Saved data entries:
- Opening Delimiter -

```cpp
namespace limg_hip
{
  namespace
  {
    struct __attribute__((aligned(32))) SearchEntry { uint32_t w[8]; };
    __constant__ SearchEntry d_search_tab[LIMG_SEARCH_STATES] = LIMG_SEARCH_TABLE_INIT;

    typedef short short2_t __attribute__((ext_vector_type(2)));
    typedef unsigned short ushort2_t __attribute__((ext_vector_type(2)));
    __device__ __forceinline__ constexpr int term_bias(int factor) { return factor == 2 ? 0x2000 : 0x3000; }
    __device__ __forceinline__ int term_const(int f, int c, int lo) { return 255 - ((lo << 8) + 128) + (c < 2 ? (term_bias(f) << 8) : 0); }

    struct TrialState
    {
      uint32_t fA, fB, fC;
      uint32_t loRG, hiRG;
      int pxB, pxBlo;
      int nA[3], nB[3], nC[3];
      int mA[3], mB[3], mC[3];
// ... 25 lines not shown
    }

    template <bool FULL>
    __device__ __forceinline__ uint32_t trial_pixel_error(const TrialState &t, const bool active)
    {
      const uint32_t dRG = t.tA_RG + t.tB_RG + t.tC_RG;
      const int dBraw = t.tA_B + t.tB_B + t.tC_B;
      ushort2_t eu = __builtin_bit_cast(ushort2_t, dRG);
      eu = __builtin_elementwise_max(eu, __builtin_bit_cast(ushort2_t, t.loRG));
      eu = __builtin_elementwise_min(eu, __builtin_bit_cast(ushort2_t, t.hiRG));
      int dB = med3_i32(dBraw, t.pxBlo, t.pxB);
      const ushort2_t sq = eu * eu;
      const uint32_t sqB = (uint32_t)mul_i24(dB, dB);
      const bool low_red = sq.x < 0x4000;
      const uint32_t half = __builtin_amdgcn_udot2(sq, __builtin_bit_cast(ushort2_t, 0x00020001u), sqB, false);
      const uint32_t extra = low_red ? sqB : (__builtin_bit_cast(uint32_t, sq) & 0xFFFFu);
      uint32_t err = (half << 1) + extra;
      if (!FULL) err = active ? err : 0u;
      return err;
    }

    typedef unsigned int uint8s_t __attribute__((ext_vector_type(8)));
    __device__ __forceinline__ uint8s_t sload8(const SearchEntry *base, uint32_t byteOffset)
    {
      uint8s_t v;
      asm volatile("s_load_dwordx8 %0, %1, %2\n\ts_waitcnt lgkmcnt(0)" : "=&s"(v) : "s"(base), "s"(byteOffset) : "memory");
      return v;
    }

    struct TermSet { uint32_t rg; int b; };
    __device__ __forceinline__ constexpr TermSet terms_shift8(int factor) { return TermSet{ (uint32_t)term_bias(factor) * 0x10001u, 0 }; }
    template <uint32_t S, uint32_t MUL>
    __device__ __forceinline__ TermSet hot_terms(const uint32_t f, const int n[3], const int m[3])
    {
      static_assert(S <= 8 && (S >= 4 || MUL == (1u << S)), "MUL is shift_mul(S)");
      int t0, t1, t2;
      if constexpr (S == 8) { t0 = m[0]; t1 = m[1]; t2 = m[2]; }
      else
      {
        uint32_t d;
        if constexpr (S < 4) d = f & ~((1u << S) - 1u);
        else asm("v_mul_u32_u24 %0, %2, %1" : "=v"(d) : "v"(f >> S), "n"(MUL));
        t0 = mad_i24((int)d, n[0], m[0]); t1 = mad_i24((int)d, n[1], m[1]); t2 = mad_i24((int)d, n[2], m[2]);
      }
      TermSet r;
      r.rg = __builtin_amdgcn_perm((uint32_t)t1, (uint32_t)t0, 0x06050201u);
      r.b = t2 >> 8;
      return r;
    }
    __device__ __forceinline__ bool hot_trial(TrialState &t, const TermSet &A, const TermSet &B, const TermSet &C, const uint32_t maxPixel32, const uint32_t blockLimit)
    {
      t.tA_RG = A.rg; t.tA_B = A.b; t.tB_RG = B.rg; t.tB_B = B.b; t.tC_RG = C.rg; t.tC_B = C.b;
      const uint32_t err = trial_pixel_error<true>(t, true);
      return __builtin_amdgcn_ballot_w64(err > maxPixel32) == 0ull && wave_sum(err) < blockLimit;
    }
#include "limg_search_hot.h"

    template <bool FULL>
    __device__ __forceinline__ void search_fast_automaton(TrialState &t, const bool active, const uint32_t maxPixel32, const uint32_t blockLimit, uint32_t shift[3])
    {
      const SearchEntry *tab = d_search_tab;
      uint8s_t e;
      if constexpr (FULL)
      {
        uint32_t off;
        if (search_hot(t, maxPixel32, blockLimit, shift, off)) return;
        asm volatile("" : "+s"(tab));
        e = sload8(tab, off);
      }
      else
      {
        asm volatile("" : "+s"(tab));
        constexpr uint32_t root[8] = LIMG_SEARCH_ROOT;
        rebuild_A(t, root[0] & 31u, root[5]);
        rebuild_B(t, root[3], root[6]);
        rebuild_C(t, root[4], root[7]);
        e = uint8s_t{ root[0] & ~0xE0u, root[1], root[2], root[3], root[4], root[5], root[6], root[7] };
      }
      while (!(e[0] >> 31))
      {
        if (e[0] & 0x20u) rebuild_A(t, e[0] & 31u, e[5]);
        if (e[0] & 0x40u) rebuild_B(t, e[3], e[6]);
        if (e[0] & 0x80u) rebuild_C(t, e[4], e[7]);
        const uint32_t err = trial_pixel_error<FULL>(t, active);
        uint32_t off;
        if (__builtin_amdgcn_ballot_w64(err > maxPixel32) != 0ull) off = e[2];
        else off = (wave_sum(err) < blockLimit) ? e[1] : e[2];
        e = sload8(tab, off);
      }
      shift[0] = e[0] & 31u; shift[1] = e[3]; shift[2] = e[4];
    }

    template <bool FULL>
    __device__ __forceinline__ void search_accurate_automaton(TrialState &t, const bool active, const uint32_t maxPixel32, const uint32_t blockLimit, const uint32_t *table,
                                                              uint32_t shift[3])
    {
      const SearchEntry *tab = reinterpret_cast<const SearchEntry *>(table);
      uint32_t bestA = 0, bestB = 0, bestC = 0, minBe = 0xFFFFFFFFu;
      {
        constexpr uint32_t root[8] = LIMG_SEARCH_ROOT;
        rebuild_A(t, root[0] & 31u, root[5]);
        rebuild_B(t, root[3], root[6]);
        rebuild_C(t, root[4], root[7]);
      }
      uint8s_t e = sload8(tab, 0u);
      constexpr uint32_t rootT[8] = LIMG_SEARCH_ROOT;
      uint32_t mask = ((e[0] & 31u) != (rootT[0] & 31u) ? 1u : 0u) | (e[3] != rootT[3] ? 2u : 0u) | (e[4] != rootT[4] ? 4u : 0u);
      while (!(e[0] >> 31))
      {
        const uint32_t a = e[0] & 31u;
        if (mask & 1u) rebuild_A(t, a, e[5]);
        if (mask & 2u) rebuild_B(t, e[3], e[6]);
        if (mask & 4u) rebuild_C(t, e[4], e[7]);
        const uint32_t err = trial_pixel_error<FULL>(t, active);
        uint32_t off = e[2];
        if (__builtin_amdgcn_ballot_w64(err > maxPixel32) == 0ull)
        {
          const uint32_t be = wave_sum(err);
          if (be < blockLimit)
          {
            off = e[1];
            if (!(e[0] & 0x20u) || be < minBe) { bestA = a; bestB = e[3]; bestC = e[4]; minBe = be; }
          }
        }
        mask = off >> 24;
        e = sload8(tab, off & 0xFFFFFFu);
      }
      shift[0] = bestA; shift[1] = bestB; shift[2] = bestC;
    }

    __device__ __attribute__((noinline)) uint32_t search_generic(uint32_t px, uint32_t fA, uint32_t fB, uint32_t fC, const int16_t *rec , bool active,
                                                                 uint32_t maxPixel32, uint64_t maxBlockN, bool fast)
    {
      RecU r;
#pragma unroll
      for (int c = 0; c < 3; c++)
      {
        const int loA = rec[c], hiA = rec[4 + c], loB = rec[8 + c], hiB = rec[12 + c], loC = rec[16 + c], hiC = rec[20 + c];
        r.nA[c] = sgpr(hiA - loA); r.nB[c] = sgpr(hiB - loB); r.nC[c] = sgpr(hiC - loC);
        r.mA[c] = sgpr((int)(((uint32_t)loA << 8) + 128u)); r.mB[c] = sgpr((int)(((uint32_t)loB << 8) + 128u)); r.mC[c] = sgpr((int)(((uint32_t)loC << 8) + 128u));
// ... 12 lines not shown
```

- Closing Delimiter -

▸ WHAT TO PRODUCE:
From the data above, copy each line that holds "sgpr".

▸ ANSWER AREA:
        r.nA[c] = sgpr(hiA - loA); r.nB[c] = sgpr(hiB - loB); r.nC[c] = sgpr(hiC - loC);
        r.mA[c] = sgpr((int)(((uint32_t)loA << 8) + 128u)); r.mB[c] = sgpr((int)(((uint32_t)loB << 8) + 128u)); r.mC[c] = sgpr((int)(((uint32_t)loC << 8) + 128u));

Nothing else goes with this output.